■ **Input for this task**
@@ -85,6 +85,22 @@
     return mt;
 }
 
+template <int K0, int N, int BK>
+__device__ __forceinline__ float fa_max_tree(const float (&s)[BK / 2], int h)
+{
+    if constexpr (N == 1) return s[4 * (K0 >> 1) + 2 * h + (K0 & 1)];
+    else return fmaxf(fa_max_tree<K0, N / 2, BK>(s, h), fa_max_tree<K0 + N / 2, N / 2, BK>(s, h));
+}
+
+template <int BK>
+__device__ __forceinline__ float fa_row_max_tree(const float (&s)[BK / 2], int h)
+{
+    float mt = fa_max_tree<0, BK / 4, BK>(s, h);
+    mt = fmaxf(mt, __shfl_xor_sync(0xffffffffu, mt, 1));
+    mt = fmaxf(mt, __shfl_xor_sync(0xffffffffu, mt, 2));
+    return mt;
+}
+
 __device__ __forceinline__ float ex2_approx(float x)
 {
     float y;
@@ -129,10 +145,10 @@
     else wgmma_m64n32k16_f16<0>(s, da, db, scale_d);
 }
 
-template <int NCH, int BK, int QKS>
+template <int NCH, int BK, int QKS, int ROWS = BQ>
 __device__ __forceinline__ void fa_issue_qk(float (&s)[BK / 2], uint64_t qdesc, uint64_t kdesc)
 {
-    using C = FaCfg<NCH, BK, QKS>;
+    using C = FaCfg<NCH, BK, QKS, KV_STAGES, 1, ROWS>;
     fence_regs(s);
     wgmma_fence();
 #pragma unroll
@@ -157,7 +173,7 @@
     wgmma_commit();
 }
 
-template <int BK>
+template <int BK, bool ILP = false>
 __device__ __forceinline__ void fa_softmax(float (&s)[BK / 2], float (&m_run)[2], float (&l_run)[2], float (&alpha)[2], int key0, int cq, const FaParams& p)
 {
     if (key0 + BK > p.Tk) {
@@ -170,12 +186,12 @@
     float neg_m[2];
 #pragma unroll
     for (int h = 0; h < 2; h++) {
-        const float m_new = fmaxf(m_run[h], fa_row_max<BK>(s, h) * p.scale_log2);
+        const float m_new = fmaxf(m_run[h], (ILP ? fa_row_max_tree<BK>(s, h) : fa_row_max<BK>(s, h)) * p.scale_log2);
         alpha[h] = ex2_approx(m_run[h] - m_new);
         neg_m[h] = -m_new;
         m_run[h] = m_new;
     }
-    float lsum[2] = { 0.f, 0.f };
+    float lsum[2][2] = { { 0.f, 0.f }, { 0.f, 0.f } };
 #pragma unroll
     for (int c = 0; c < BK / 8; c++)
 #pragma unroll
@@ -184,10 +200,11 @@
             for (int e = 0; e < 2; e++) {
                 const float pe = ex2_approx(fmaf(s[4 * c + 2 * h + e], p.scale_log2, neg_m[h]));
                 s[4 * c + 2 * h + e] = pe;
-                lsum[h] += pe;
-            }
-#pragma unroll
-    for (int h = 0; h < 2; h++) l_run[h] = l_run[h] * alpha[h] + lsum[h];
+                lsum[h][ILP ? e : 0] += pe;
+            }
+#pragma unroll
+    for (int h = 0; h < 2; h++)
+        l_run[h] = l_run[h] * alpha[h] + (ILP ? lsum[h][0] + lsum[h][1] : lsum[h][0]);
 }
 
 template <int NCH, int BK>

■ **Brief**
Starting at the line that contains "if (key0 + BK" and stopping after the line that contains "h)) * p.scale_log2);", write out every line exactly as it appears above, and no other line.

■ **Response**
     if (key0 + BK > p.Tk) {
@@ -170,12 +186,12 @@
     float neg_m[2];
 #pragma unroll
     for (int h = 0; h < 2; h++) {
-        const float m_new = fmaxf(m_run[h], fa_row_max<BK>(s, h) * p.scale_log2);
+        const float m_new = fmaxf(m_run[h], (ILP ? fa_row_max_tree<BK>(s, h) : fa_row_max<BK>(s, h)) * p.scale_log2);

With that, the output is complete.